I did not actually say this in rehearsal. Because it was a scary decision to make, somehow, it came very close to something very personal for me. It felt as if I was also deciding to do this as a director/choreographer, to take a very conscious step to go from starting a process with a lot of “Maybes” and “This may not make sense to you but …”  to walking into a room with a decent map, and the ability to develop it as we explore the world of the play together.

Directors/choreographers are tasked with externalizing the world of performance – its why we use visual collages (or Pinterest, since its 2014), journal obsessively, read obsessively, and spend time laying in the middle of a studio or stage staring into the grid. Our job is to know every inch of this world and to guide a team through it.

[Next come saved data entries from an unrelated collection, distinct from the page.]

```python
def attention_mxfp8(q, k, v, out, out_b=None, split=0, scale=None, lse=None):
    _need_cuda(q, k, v, lse, *out, *(out_b or ()))
    B, H, S, hd = q.shape
    if hd != 128:
        raise ValueError("head_dim must be 128")
    if v.dim() != 3 or v.shape[-1] != H * 128 or v.stride(2) != 1:
        raise ValueError("v must be a [B, S, H*128] view with a contiguous last dimension")
    if lse is not None and (lse.dtype != torch.float32 or lse.shape != (B, H, S) or not lse.is_contiguous()):
        raise ValueError("lse must be a contiguous fp32 [B,H,S] tensor")
    pairs = [out] + ([out_b] if out_b is not None else [])
    for qt, st in pairs:
        if qt.dtype != torch.uint8 or st.dtype != torch.uint8 or qt.dim() != 2 or st.dim() != 2 or qt.stride(1) != 1 or st.stride(1) != 1:
            raise ValueError("attention_mxfp8: an output is a (uint8 [rows, cols], uint8 [rows, cols / 32]) pair, rows contiguous")
    if len({pr[0].stride(0) for pr in pairs}) != 1 or len({pr[1].stride(0) for pr in pairs}) != 1:
        raise ValueError("attention_mxfp8: both streams' outputs must share their row strides")
    dst = libfk.AttnMxOut(_ptr(out[0]), _ptr(out[1]), _ptr(out_b[0]) if out_b is not None else None,
                          _ptr(out_b[1]) if out_b is not None else None, int(split), out[0].stride(0), out[1].stride(0))
    ws = attention_workspace(q.device)
    libfk.check(libfk.load().fk_attention_fwd_ws_mxfp8(_ptr(q), _ptr(k), _ptr(v), _ptr(lse), B, H, S, v.stride(1), v.stride(0),
                                                      hd ** -0.5 if scale is None else scale, ctypes.byref(dst), _ptr(ws),
                                                      ws.numel(), LAUNCH.attn_grid, _stream()), "fk_attention_fwd_ws_mxfp8")
    return out if out_b is None else (out, out_b)


def attention_f32_debug(q, k, v, scale=None, key_mask=None):
    _need_cuda(q, k, v, key_mask)
    B, H, S, hd = q.shape
    if hd != 128 or v.dim() != 3 or v.shape[-1] != H * 128 or v.stride(2) != 1:
        raise ValueError("q, k: [B,H,S,128]; v: [B,S,H*128] view with a contiguous last dimension")
    out = torch.empty((B, S, H * 128), device=q.device, dtype=torch.float32)
    if key_mask is not None:
        _check_key_mask(key_mask, B, S)
        libfk.check(libfk.load().fk_attention_fwd_masked_f32_debug(_ptr(q), _ptr(k), _ptr(v), _ptr(out), _ptr(key_mask), B, H, S,
                                                                  v.stride(1), v.stride(0), out.stride(1), out.stride(0),
                                                                  hd ** -0.5 if scale is None else scale, _stream()),
                    "fk_attention_fwd_masked_f32_debug")
        return out
    libfk.check(libfk.load().fk_attention_fwd_f32_debug(_ptr(q), _ptr(k), _ptr(v), _ptr(out), B, H, S, v.stride(1),
                                                       v.stride(0), out.stride(1), out.stride(0),
                                                       hd ** -0.5 if scale is None else scale, _stream()),
                "fk_attention_fwd_f32_debug")
    return out


def silu(x, out=None):
    _need_cuda(x)
    if out is None:
        out = torch.empty_like(x)
    libfk.check(libfk.load().fk_silu_bf16(_ptr(x), _ptr(out), x.numel(), _stream()), "fk_silu_bf16")
    return out


def add3(a, b, c, out=None):
    _need_cuda(a, b, c)
    if out is None:
        out = torch.empty_like(a)
    libfk.check(libfk.load().fk_add3_bf16(_ptr(a), _ptr(b), _ptr(c), _ptr(out), a.numel(), _stream()),
                "fk_add3_bf16")
    return out


def true_cfg(pos, neg, scale, out=None):
    _need_cuda(pos, neg, out)
    if pos.shape != neg.shape or pos.dtype != BF16 or neg.dtype != BF16 or not (pos.is_contiguous() and neg.is_contiguous()):
        raise ValueError("true_cfg takes two contiguous bf16 tensors of one shape")
    if out is None:
        out = torch.empty_like(pos)
    libfk.check(libfk.load().fk_true_cfg_bf16(_ptr(pos), _ptr(neg), _ptr(out), float(scale), pos.numel(), _stream()),
                "fk_true_cfg_bf16")
    return out


def timestep_proj(v, freqs, out=None):
    _need_cuda(v, freqs)
    B = v.shape[0]
    if v.dtype not in (BF16, torch.float32):
        raise TypeError("timestep must be bf16 or fp32")
# ... 926 lines not shown
```

### gpt_image_edit_amd/pipeline.py

```python
import os
from types import SimpleNamespace

import numpy as np
import torch

from . import helpers, image_processor, ops
from .scheduler import FlowMatchEulerDiscreteScheduler

BF16 = torch.bfloat16


class FluxPipelineOutput(SimpleNamespace):
    pass


class FluxKontextPipeline:
    def __init__(self, transformer, vae, scheduler=None, text_encoder=None, tokenizer=None,
                 text_encoder_2=None, tokenizer_2=None, use_graph=None):
        self.use_graph = (os.environ.get("FK_GRAPH", "0") == "1") if use_graph is None else bool(use_graph)
        self._loop_graph = None
        self.transformer = transformer
        self.vae = vae
        self.scheduler = scheduler or FlowMatchEulerDiscreteScheduler()
        self.text_encoder, self.tokenizer = text_encoder, tokenizer
# ... 398 lines not shown

        num_channels_latents = self.transformer.config.in_channels // 4
        latents, image_latents, latent_ids, image_ids = self.prepare_latents(
            image, batch_size, num_channels_latents, height, width, BF16, device, generator, latents)
        S_tgt = latents.shape[1]
        if image_ids is not None:
            latent_ids = torch.cat([latent_ids, image_ids], dim=0)
            tokens = torch.cat([latents, image_latents], dim=1).contiguous()
        else:
            tokens = latents.contiguous().clone()
        x0 = noise = None
        if mask is not None or strength < 1.0:
            if init_image is None and cond_hw == (height, width):
                x0 = image_latents
            else:
                x0 = self._encode_init_image(image_in if init_image is None else init_image, batch_size,
                                             num_channels_latents, height, width, device, edit)
            noise = latents.contiguous()

        sig = np.linspace(1.0, 1 / num_inference_steps, num_inference_steps) if sigmas is None else sigmas
        cfg = self.scheduler.config
        mu = helpers.calculate_shift(S_tgt, cfg.get("base_image_seq_len", 256), cfg.get("max_image_seq_len", 4096),
                                     cfg.get("base_shift", 0.5), cfg.get("max_shift", 1.15))
        self.scheduler.set_timesteps(sigmas=sig, mu=mu, device="cpu")
        t_start = helpers.strength_t_start(len(self.scheduler.timesteps), strength)
        timesteps = self.scheduler.timesteps[t_start:]
        self._num_timesteps = len(timesteps)
        t_model = (timesteps.to(BF16) / 1000)[:, None].expand(-1, model_batch).contiguous().to(device)
        guidance = None
        if self.transformer.config.guidance_embeds:
            guidance = torch.full([model_batch], guidance_scale, device=device, dtype=torch.float32)
        self.scheduler.set_begin_index(t_start)
        if t_start > 0:
            ops.scale_noise(x0, noise, float(self.scheduler._sigmas_host[t_start]), out=tokens[:, :S_tgt])
        steps = range(t_start, t_start + len(timesteps))
        model_tokens = torch.empty((model_batch, *tokens.shape[1:]), device=device, dtype=BF16) if do_true_cfg else tokens
        solver_order = getattr(self.scheduler, "solver_order", 1)
        if solver_order not in (1, 2):
            raise NotImplementedError(f"the denoise loop has a first- and a second-order step, not solver_order={solver_order}")
        ab2 = [self.scheduler.coefficients(i, i > t_start) for i in steps] if solver_order == 2 else None
        hist = torch.empty((batch_size, S_tgt, tokens.shape[2]), device=device, dtype=BF16) if ab2 is not None else None
        state = torch.empty((batch_size, S_tgt, tokens.shape[2]), device=device, dtype=torch.float32) \
            if latent_state == "fp32" else None

        L = SimpleNamespace(tokens=tokens, model_tokens=model_tokens, t_model=t_model, guidance=guidance, pooled=model_pooled,
                            embeds=model_embeds, text_ids=text_ids, latent_ids=latent_ids, S_tgt=S_tgt, batch_size=batch_size,
                            do_true_cfg=do_true_cfg, true_cfg_scale=true_cfg_scale, jak=joint_attention_kwargs or {},
                            geom=(height, width, None if image is None else tuple(image.shape[-2:])),
                            dsigma=[self.scheduler.dsigma(i) for i in steps], inpaint=inpaint,
                            sigma_next=[self.scheduler.sigma_next(i) for i in steps] if inpaint else [],
                            x0=x0 if mask is not None else None, noise=noise if mask is not None else None, mask=mask,
                            step_cache=step_cache, cache_state=None, ab2=ab2, hist=hist, latent_state=latent_state, state=state)
        graphable = self.use_graph and callback_on_step_end is None and not joint_attention_kwargs and not self._interrupt
        if graphable and step_cache is not None and step_cache.adaptive:
            if not self._said_adaptive_is_eager:
                print("step cache: the adaptive mode reads its measure back once per step, so this call runs the eager loop; "
                      "replay its decisions through the graph with StepCache(schedule=step_cache.computed_steps)")
                self._said_adaptive_is_eager = True
            graphable = False
        if graphable:
            tokens = self._denoise_graph(L)
        else:
            self._denoise(L, callback_on_step_end, timesteps)

        latents = tokens[:, :S_tgt]
        if output_type == "latent":
            image_out = latents.contiguous()
        else:
            z = self._unpack_latents(latents, height, width, self.vae_scale_factor).contiguous()
            vcfg = self.vae.config
            img = self.vae.decode(z, return_dict=False, pre_div=vcfg.scaling_factor, pre_add=vcfg.shift_factor)[0]
            if edit is not None and edit.overlay:
                image_out = ops.image_overlay(img.contiguous(), edit.pic, edit.alpha, edit.box).cpu().numpy()
                if output_type == "pil":
                    from PIL import Image
                    image_out = [Image.fromarray(a) for a in image_out]
            else:
                image_out = self.postprocess(img, output_type)
        if not return_dict:
            return (image_out,)
        return FluxPipelineOutput(images=image_out, latents=latents, crop_box=edit.box if edit is not None and edit.crop else None)

    def _denoise(self, L, callback_on_step_end=None, timesteps=None):
        if hasattr(self.transformer, "prepare_conditioning"):
            self.transformer.prepare_conditioning(L.t_model, L.guidance, L.pooled)
        tokens, B = L.tokens, L.batch_size
        sc, st = L.step_cache, None
        if sc is not None:
            st = self._step_cache_state(L)
            sc.begin(len(L.dsigma))
        seed = True
        for i in range(len(L.dsigma)):
            if self._interrupt:
                continue
            if L.do_true_cfg:
                L.model_tokens[:B].copy_(tokens)
                L.model_tokens[B:].copy_(tokens)
            fwd = dict(hidden_states=L.model_tokens, timestep=L.t_model[i], guidance=L.guidance,
                       pooled_projections=L.pooled, encoder_hidden_states=L.embeds,
                       txt_ids=L.text_ids, img_ids=L.latent_ids, joint_attention_kwargs=L.jak)
            if sc is None:
                noise_pred = self.transformer(**fwd, return_dict=False)[0]
            else:
                self.transformer.step_cache_begin(st, **fwd)
                compute = sc.step(i, st.sums.tolist() if sc.adaptive and i > 0 else None)
                noise_pred = self.transformer.step_cache_end(st, compute)
            if L.do_true_cfg:
                noise_pred = ops.true_cfg(noise_pred[:B], noise_pred[B:], L.true_cfg_scale)
            self._solver_step(L, i, noise_pred, seed)
            seed = False
            if callback_on_step_end is not None:
                out = callback_on_step_end(self, i, timesteps[i], {"latents": tokens[:, :L.S_tgt]})
                if out and "latents" in out:
                    tokens[:, :L.S_tgt].copy_(out["latents"])
                    seed = True
        if sc is not None:
            sc.block_passes = st.block_passes

    def _solver_step(self, L, i, noise_pred, seed):
        sigma_next = L.sigma_next[i] if L.inpaint else 0.0
        c_v, c_h, use_hist = L.ab2[i] if L.ab2 is not None else (L.dsigma[i], 0.0, 0)
        if L.state is not None:
            ops.solver_step_f32(L.state, L.tokens, noise_pred, L.S_tgt, c_v, c_h, use_hist, 0 if seed else 1, L.hist, sigma_next,
                                L.x0, L.noise, L.mask)
        elif L.ab2 is not None:
            ops.ab2_step(L.tokens, noise_pred, L.hist, L.S_tgt, c_v, c_h, use_hist, sigma_next, L.x0, L.noise, L.mask)
        elif L.inpaint:
            ops.euler_inpaint_step(L.tokens, noise_pred, L.S_tgt, c_v, sigma_next, L.x0, L.noise, L.mask)
        else:
            ops.euler_step(L.tokens, noise_pred, L.S_tgt, c_v)

    def _step_cache_state(self, L):
        tr = self.transformer
        if not hasattr(tr, "step_cache_begin"):
            raise ValueError("`step_cache` needs a transformer with the two-phase forward (HipFluxTransformer2DModel)")
        st = L.cache_state if L.cache_state is not None else self._cache_state
        sc = L.step_cache
        if st is None or st.measure != sc.adaptive or st.mode != sc.measure:
            st = tr.step_cache_state(measure=sc.adaptive, mode=sc.measure)
        if L.cache_state is None:
            self._cache_state = st
        st.steps, st.block_passes, st.have_residual, st.f = 0, 0, False, None
        return st

    _GRAPH_INPUTS = ("tokens", "t_model", "guidance", "pooled", "embeds", "text_ids", "latent_ids", "x0", "noise", "mask")

    def _graph_key(self, L):
        if hasattr(self.transformer, "packed"):
            self.transformer.packed()
        key = (tuple(L.tokens.shape), tuple(L.embeds.shape), tuple(L.latent_ids.shape), L.geom, L.do_true_cfg,
               float(L.true_cfg_scale), tuple(L.dsigma), L.guidance is None, L.S_tgt,
               getattr(self.transformer, "_pack_serial", 0), ops.launch_config_epoch(),
               L.inpaint, None if L.mask is None else tuple(L.mask.shape), tuple(L.sigma_next),
               None if L.step_cache is None else (L.step_cache.schedule, L.step_cache.measure),
               L.latent_state,
               1 if L.ab2 is None else 2, None if L.ab2 is None else tuple(L.ab2))
        return key

    def _denoise_graph(self, L):
        key = self._graph_key(L)
        cur = torch.cuda.current_stream()
        if self._loop_graph is None or self._loop_graph[0] != key:
            self._loop_graph = None
            G = SimpleNamespace(**vars(L))
            for n in self._GRAPH_INPUTS:
                t = getattr(L, n)
                setattr(G, n, None if t is None else t.clone())
            G.model_tokens = torch.empty_like(L.model_tokens) if L.do_true_cfg else G.tokens
            if L.hist is not None:
                G.hist = torch.empty_like(L.hist)
            if L.state is not None:
                G.state = torch.empty_like(L.state)
            if L.step_cache is not None:
                G.cache_state = self.transformer.step_cache_state(measure=False, mode=L.step_cache.measure)
            side = torch.cuda.Stream(device=L.tokens.device)
            side.wait_stream(cur)
            with torch.cuda.stream(side):
                self._denoise(G)
            cur.wait_stream(side)
            graph = torch.cuda.CUDAGraph()
            with torch.cuda.graph(graph):
                self._denoise(G)
            self._loop_graph = (key, G, graph)
        _, G, graph = self._loop_graph
# ... 15 lines not shown
```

In order to know it, we have to explore it first, often on a solo expedition. It’s personal, its heart-wrenching and beautiful. Sharing these worlds with others who will impact the environment is the necessary gamble we take. And as someone who spends a lot of time in her head with her pain, and her research, communicating one can often feel like communicating the other. Externalizing is grueling, and getting ready for last week’s rehearsal was a clear reminder of that.

So, in choosing to create this narrative, I found myself also choosing how to start the rehearsal process. And what I am finding in preparing for tonight’s rehearsal is the space created by this narrative, that place where my performers and I both access the world, is also space that allows me to translate the internal logic to an external language.

All of this is to say that consciously creating a narrative about process made room for me to also consciously sculpt my own process. It is my hope too that by putting their own narratives down on paper/screens, responders are able to benefit from the distance created by the act of externalizing. That the doubt of “this may not make sense …” leads to an empowered certainty that something was created and shared.